ECB has 3 bln euro gift for virus-hit euro zone banks

* Pictet puts net subsidy for banks at 3 bln euro

* Scope says new scheme could fuel carry trade

By Francesco Canepa and Balazs Koranyi

FRANKFURT, April 30 (Reuters) – Euro zone banks may now earn as much as 3 billion euros ($3.28 billion) by borrowing from the European Central Bank, welcome respite for a sector battered by the coronavirus outbreak and its fallout.

With the euro zone’s economy deep in recession, banks are bracing for a new wave of delinquencies from clients hit by the coronavirus pandemic and the subsequent economic shutdown.
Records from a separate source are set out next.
template <bool S16, bool POOL, int NG, int NTW, int RS, int ROWS_T, int NTS2, int WPS>
__global__ __launch_bounds__((4 * NG / NTW) * RS * 64, WPS) void fire_dma(FireXArgs a) {
  using G = GeoX<S16, POOL, ROWS_T>;
  constexpr int NWAVES = (4 * NG / NTW) * RS;
  constexpr int NT3 = S16 ? 5 : 9;
  constexpr int LW = G::LW, PXB = G::PXB, ROWP = LW * PXB, NB = G::NB, STILE = G::STILE;
  constexpr int NBW = (NB + NWAVES - 1) / NWAVES;
  constexpr int NQ = POOL ? 4 / RS : 0;
  constexpr int MT = POOL ? 2 * NQ + 1 : G::ROWS / RS;
  constexpr int NQC = NG * 4;
  constexpr int CPIX = POOL ? 32 : G::ROWS * 16;
  constexpr int NBLK = CPIX / 16;
  constexpr int NIT = NBLK * NTS2, IPW = (NIT + NWAVES - 1) / NWAVES;
  static_assert(!POOL || RS == 1 || RS == 2, "pooled forms: 4 or 2 pooled rows per wave");
  static_assert(IPW <= 2, "wait counts cover at most two stores per wave and step");
  extern __shared__ __attribute__((aligned(16))) unsigned char lds[];
  unsigned char* sq = lds;
  unsigned char* ctile = sq + 2 * STILE;
  unsigned char* ws2l = ctile + NQC * CPIX * 64;
  float* bl = reinterpret_cast<float*>(ws2l + NQC * NTS2 * 1024);
  const unsigned sq_addr = (unsigned)(uintptr_t)(__attribute__((address_space(3))) unsigned char*)sq;
  const int lane = threadIdx.x & 63;
  const int wave = __builtin_amdgcn_readfirstlane((int)(threadIdx.x >> 6));
  const int j = lane & 15, g = lane >> 4;

  const int xcd = blockIdx.x & 7, lid = blockIdx.x >> 3, nl = gridDim.x >> 3;
  const int per = (a.ntiles + 7) >> 3;
  const int band_end = min(a.ntiles, (xcd + 1) * per);
  int tile = xcd * per + lid;
  if (tile >= band_end) return;

  struct TileXY { int tx, ty, n; };
  auto decode = [&](int t) {
    TileXY c;
    c.tx = t % a.tiles_x; t /= a.tiles_x;
    c.ty = t % a.tiles_y;
    c.n = t / a.tiles_y;
    return c;
  };
  const TileXY dstride = decode(nl);
  auto advance = [&](TileXY& c) {
    c.tx += dstride.tx;
    const int cy = c.tx >= a.tiles_x ? 1 : 0;
    c.tx -= cy ? a.tiles_x : 0;
    c.ty += dstride.ty + cy;
    const int cn = c.ty >= a.tiles_y ? 1 : 0;
    c.ty -= cn ? a.tiles_y : 0;
    c.n += dstride.n + cn;
  };
  TileXY cur = decode(tile), nxt = cur;
  advance(nxt);

  const unsigned long long xaddr = (unsigned long long)(uintptr_t)a.sq_in;
  const i32x4 rin = {(int)(unsigned)xaddr, (int)(unsigned)((xaddr >> 32) & 0xffffu), (int)a.in_bytes, 0x00020000};
  constexpr unsigned OOBL = 0x80000000u;
  unsigned relx[NBW], rcp[NBW];
#pragma unroll
  for (int i = 0; i < NBW; ++i) {
    const int b = wave + NWAVES * i;
    int PL, piece;
    if constexpr (S16) { PL = b * 32 + (lane >> 1); piece = lane & 1; }
    else { PL = b * 16 + (lane >> 2); piece = (lane & 3) ^ ((PL >> 1) & 3); }
    const int r = PL / LW, c = PL - r * LW;
    const bool exists = b < NB && r < G::HR && c < XCOLS + 2;
    relx[i] = exists ? (unsigned)(((r * a.W + c) * a.S + piece * 8) * 2) : OOBL;
    rcp[i] = ((unsigned)r << 16) | (unsigned)c;
  }
  auto issue_dma = [&](const TileXY& tc, int buf) {
    const int hy0 = tc.ty * G::RSTEP - (POOL ? a.ptp : 0) - 1, hx0 = tc.tx * G::CSTEP - (POOL ? a.plp : 0) - 1;
    const bool allin = hy0 >= 0 && hy0 + G::HR <= a.H && hx0 >= 0 && hx0 + XCOLS + 2 <= a.W;
    const unsigned base = (unsigned)((((tc.n * a.H + hy0) * a.W + hx0) * a.S) * 2);
#pragma unroll
    for (int i = 0; i < NBW; ++i) {
      const int b = wave + NWAVES * i;
      if (b < NB) {
        unsigned off = base + relx[i];
        if (!allin) {
          const int iy = hy0 + (int)(rcp[i] >> 16), ix = hx0 + (int)(rcp[i] & 0xffffu);
          if (!(iy >= 0 && iy < a.H && ix >= 0 && ix < a.W)) off = OOBL;
        }
        dma16(off, rin, sq_addr + (unsigned)(buf * STILE + b * 1024));
      }
    }
  };
  issue_dma(cur, 0);

  {
    const i32x4* src2 = reinterpret_cast<const i32x4*>(a.ws2);
    for (int i = threadIdx.x; i < NQC * NTS2 * 64; i += NWAVES * 64) reinterpret_cast<i32x4*>(ws2l)[i] = src2[i];
    for (int i = threadIdx.x; i < 2 * a.E + a.S2; i += NWAVES * 64)
      bl[i] = i < a.E ? a.b1[i] : (i < 2 * a.E ? a.b3[i - a.E] : a.bs2[i - 2 * a.E]);
  }
  const int cw = wave / RS, rq = wave % RS;
  const int cp = NTW == 2 ? cw : cw >> 1;
  const int t0 = NTW == 2 ? 0 : (cw & 1);
  const int m0 = POOL ? rq * 2 * NQ : rq * MT;
  int wsrc[NTW];
#pragma unroll
  for (int t = 0; t < NTW; ++t) {
    const int c = (cp & 1) * 32 + 8 * (j >> 2) + 4 * (t0 + t) + (j & 3);
    wsrc[t] = ((c & 15) >> 2) * 64 + (4 * (c >> 4) + (c & 3)) + 16 * g;
  }
  const int group = cp >> 1;
  i32x4 w3r[NT3][NTW], w1r[NTW];
  {
    const i32x4* p3 = reinterpret_cast<const i32x4*>(a.w3) + (size_t)group * 9 * 4 * 64;
#pragma unroll
    for (int p = 0; p < NT3; ++p) {
#pragma unroll
      for (int t = 0; t < NTW; ++t) {
        if constexpr (S16) {
// ... 5 lines not shown
      }
    }
    const i32x4* p1 = reinterpret_cast<const i32x4*>(a.w1) + (size_t)group * 4 * 64;
#pragma unroll
    for (int t = 0; t < NTW; ++t) w1r[t] = p1[wsrc[t]];
  }
  const int cb = cp * 32 + g * 8 + 4 * t0;

  constexpr int NOFF = S16 ? 6 : 3;
  unsigned boff[NOFF];
  if constexpr (S16) {
#pragma unroll
    for (int p = 0; p < 5; ++p) {
      const int tap = 2 * p + (g >> 1);
      const int dy = tap / 3, dx = tap - dy * 3;
      const int pix = tap < 9 ? (m0 + dy) * LW + j + dx : m0 * LW + XCOLS + 2;
      boff[p] = (unsigned)(pix * PXB + (g & 1) * 16);
    }
    const int pix1 = g < 2 ? (m0 + 1) * LW + j + 1 : m0 * LW + XCOLS + 2;
    boff[5] = (unsigned)(pix1 * PXB + (g & 1) * 16);
  } else {
#pragma unroll
    for (int dx = 0; dx < 3; ++dx) {
      const int P0 = m0 * LW + j + dx;
      boff[dx] = (unsigned)(P0 * 64 + ((g ^ ((P0 >> 1) & 3)) << 4));
    }
  }
  const __amdgpu_buffer_rsrc_t rout = __builtin_amdgcn_make_buffer_rsrc(a.s_out, 0, a.out_bytes, 0x00020000);
  constexpr unsigned OOB = 0xfffffff0u;
  const int nitems = wave < NIT - (IPW - 1) * NWAVES ? IPW : IPW - 1;

  __builtin_amdgcn_s_waitcnt(0x0f70);
  __syncthreads();

  int buf = 0;
  while (true) {
    const bool next_ok = tile + nl < band_end;
    if (next_ok) issue_dma(nxt, buf ^ 1);
    unsigned char* sqb = sq + buf * STILE;
    const int tx = cur.tx, ty = cur.ty, n = cur.n;
    const int oy0 = ty * G::RSTEP - (POOL ? a.ptp : 0), ox0 = tx * G::CSTEP - (POOL ? a.plp : 0);
    const int ox = ox0 + j;
    const bool inside = oy0 + m0 >= 0 && oy0 + m0 + MT <= a.H && ox0 >= 0 && ox0 + XCOLS <= a.W;
    auto conv_pass = [&](auto is3_t, auto ins_t) {
      constexpr bool IS3 = decltype(is3_t)::value;
      constexpr bool INS = decltype(ins_t)::value;
      const float* bias_lds = bl + (IS3 ? a.E : 0) + cb;
      const int chunk = (IS3 ? NQC / 2 : 0) + cp;
      unsigned char* cbase = ctile + chunk * (CPIX * 64) + (NTW == 1 ? t0 * 8 : 0);
      f32x4 run[NTW];
      const float NEGF = __uint_as_float(0xff800000u);
      const bool col_ok = ox >= 0 && ox < a.W;
#pragma unroll
      for (int m = 0; m < MT; ++m) {
        f32x4 acc[NTW];
#pragma unroll
        for (int t = 0; t < NTW; ++t) acc[t] = f32x4{0.f, 0.f, 0.f, 0.f};
        if constexpr (IS3 && S16) {
          i32x4 bf[NT3];
#pragma unroll
          for (int k = 0; k < NT3; ++k) bf[k] = *reinterpret_cast<const i32x4*>(sqb + boff[k] + m * ROWP);
#pragma unroll
          for (int k = 0; k < NT3; ++k)
#pragma unroll
            for (int t = 0; t < NTW; ++t) mma16<f16>(acc[t], w3r[k][t], bf[k]);
        } else if constexpr (IS3) {
#pragma unroll
          for (int dy = 0; dy < 3; ++dy) {
            i32x4 bf[3];
#pragma unroll
            for (int dx = 0; dx < 3; ++dx) bf[dx] = *reinterpret_cast<const i32x4*>(sqb + boff[dx] + (m + dy) * ROWP);
#pragma unroll
            for (int dx = 0; dx < 3; ++dx)
#pragma unroll
              for (int t = 0; t < NTW; ++t) mma16<f16>(acc[t], w3r[dy * 3 + dx][t], bf[dx]);
          }
        } else {
          i32x4 bf1;
          if constexpr (S16) bf1 = *reinterpret_cast<const i32x4*>(sqb + boff[5] + m * ROWP);
          else bf1 = *reinterpret_cast<const i32x4*>(sqb + boff[1] + (m + 1) * ROWP);
#pragma unroll
          for (int t = 0; t < NTW; ++t) mma16<f16>(acc[t], w1r[t], bf1);
        }
        if constexpr (!POOL) {
          unsigned int h[2 * NTW];
#pragma unroll
          for (int t = 0; t < NTW; ++t) {
            f32x4 v = acc[t] + *reinterpret_cast<const f32x4*>(bias_lds + t * 4);
#pragma unroll
            for (int e = 0; e < 4; ++e) v[e] = fmaxf(v[e], 0.f);
            const f16x4 hv = {(f16)v[0], (f16)v[1], (f16)v[2], (f16)v[3]};
            const i32x2 hi = __builtin_bit_cast(i32x2, hv);
            h[2 * t] = (unsigned)hi[0]; h[2 * t + 1] = (unsigned)hi[1];
          }
          const int PLc = (m0 + m) * 16 + j;
          unsigned char* dst = cbase + PLc * 64 + ((g ^ ((PLc >> 1) & 3)) << 4);
          if constexpr (NTW == 2) *reinterpret_cast<i32x4*>(dst) = i32x4{(int)h[0], (int)h[1], (int)h[2], (int)h[3]};
          else *reinterpret_cast<i32x2*>(dst) = i32x2{(int)h[0], (int)h[1]};
        } else {
          if constexpr (!INS) {
            const int oy = oy0 + m0 + m;
            if (!(col_ok && oy >= 0 && oy < a.H)) {
#pragma unroll
              for (int t = 0; t < NTW; ++t) acc[t] = f32x4{NEGF, NEGF, NEGF, NEGF};
            }
          }
          if (m == 0) {
#pragma unroll
            for (int t = 0; t < NTW; ++t) run[t] = acc[t];
          } else {
#pragma unroll
            for (int t = 0; t < NTW; ++t)
#pragma unroll
              for (int e = 0; e < 4; ++e) run[t][e] = __builtin_fmaxf(run[t][e], acc[t][e]);
          }
          if (m >= 2 && (m & 1) == 0) {
            const int q = m / 2 - 1;
            unsigned int vr[2 * NTW];
#pragma unroll
            for (int t = 0; t < NTW; ++t) {
              const f32x4 v = run[t] + *reinterpret_cast<const f32x4*>(bias_lds + t * 4);
              const f16x4 hv = {(f16)v[0], (f16)v[1], (f16)v[2], (f16)v[3]};
              const i32x2 hi = __builtin_bit_cast(i32x2, hv);
              vr[2 * t] = (unsigned)hi[0]; vr[2 * t + 1] = (unsigned)hi[1];
            }
            unsigned int o[2 * NTW];
#pragma unroll
            for (int r = 0; r < 2 * NTW; ++r) {
              const unsigned int s1 = (unsigned int)__builtin_amdgcn_mov_dpp((int)vr[r], 0x101, 0xf, 0xf, true);
              const unsigned int s2 = (unsigned int)__builtin_amdgcn_mov_dpp((int)vr[r], 0x102, 0xf, 0xf, true);
              o[r] = pkmax(pkmax(vr[r], pkmax(s1, s2)), 0u);
            }
            if ((j & 1) == 0 && j <= 12) {
              const int PLc = (rq * NQ + q) * 7 + (j >> 1);
              unsigned char* dst = cbase + PLc * 64 + ((g ^ ((PLc >> 1) & 3)) << 4);
              if constexpr (NTW == 2) *reinterpret_cast<i32x4*>(dst) = i32x4{(int)o[0], (int)o[1], (int)o[2], (int)o[3]};
              else *reinterpret_cast<i32x2*>(dst) = i32x2{(int)o[0], (int)o[1]};
            }
#pragma unroll
            for (int t = 0; t < NTW; ++t) run[t] = acc[t];
          }
        }
      }
    };
    if (!POOL || inside) { conv_pass(std::true_type{}, std::true_type{}); conv_pass(std::false_type{}, std::true_type{}); }
    else { conv_pass(std::true_type{}, std::false_type{}); conv_pass(std::false_type{}, std::false_type{}); }
    lds_barrier();
#pragma unroll
    for (int i = 0; i < IPW; ++i) {
      const int it = wave + NWAVES * i;
      if (it < NIT) {
        const int blk = it / NTS2, t = it - blk * NTS2;
        f32x4 acc2 = f32x4{0.f, 0.f, 0.f, 0.f};
        const int PLc = blk * 16 + j;
        const unsigned char* cb0 = ctile + PLc * 64 + ((g ^ ((PLc >> 1) & 3)) << 4);
        const int cw = 16 * t + j;
        const unsigned char* wb0 = ws2l + ((((cw % (4 * NTS2)) >> 2) * 64 + 4 * (cw / (4 * NTS2)) + (cw & 3) + 16 * g) * 16);
#pragma unroll
        for (int q = 0; q < NQC; ++q)
          mma16<f16>(acc2, *reinterpret_cast<const i32x4*>(wb0 + q * NTS2 * 1024), *reinterpret_cast<const i32x4*>(cb0 + q * (CPIX * 64)));
        int orow, ocol, OH, OW;
        bool ok;
        if constexpr (POOL) {
          const int prow = PLc / 7, pcol = PLc - prow * 7;
          orow = ty * 4 + prow; ocol = tx * 7 + pcol; OH = a.Hp; OW = a.Wp;
          ok = PLc < 28 && orow < OH && ocol < OW;
        } else {
          orow = oy0 + blk; ocol = ox; OH = a.H; OW = a.W;
          ok = orow < OH && ocol < OW;
        }
        const int ch = 16 * t + 4 * g;
        f32x4 v = acc2 + *reinterpret_cast<const f32x4*>(bl + 2 * a.E + ch);
#pragma unroll
        for (int e = 0; e < 4; ++e) v[e] = fmaxf(v[e], 0.f);
        const f16x4 hv = {(f16)v[0], (f16)v[1], (f16)v[2], (f16)v[3]};
        const unsigned off = ok ? (unsigned)((((n * OH + orow) * OW + ocol) * a.S2 + ch) * 2) : OOB;
        __builtin_amdgcn_raw_buffer_store_b64(__builtin_bit_cast(i32x2, hv), rout, off, 0, 0);
      }
    }
    if (!next_ok) break;
    if (nitems == 2) vm_wait_x<2>();
    else if (nitems == 1) vm_wait_x<1>();
    else vm_wait_x<0>();
    lds_barrier();
    tile += nl;
    buf ^= 1;
    cur = nxt;
    advance(nxt);
  }
}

In its latest move to support the sector, the ECB said on Thursday it would now pay banks at least 0.50% and up to 1% if they tap its three-year loan auctions.

This is a 25 basis points increase from when the terms of these Targeted Long Term Refinancing Operations (TLTRO) were last eased in March.

The ECB’s largesse will translate in a subsidy to the banking sector even after subtracting what banks pay to the central bank for parking cash in its coffers.

“The ECB’s decision to lower the minimum TLTRO rate to -1% is absolutely massive,” Frederik Ducrozet, a strategist at Pictet Wealth Management, tweeted.

“This will result in a net transfer of up to 3 billion euros to the banking sector while ensuring the financing of the real economy.”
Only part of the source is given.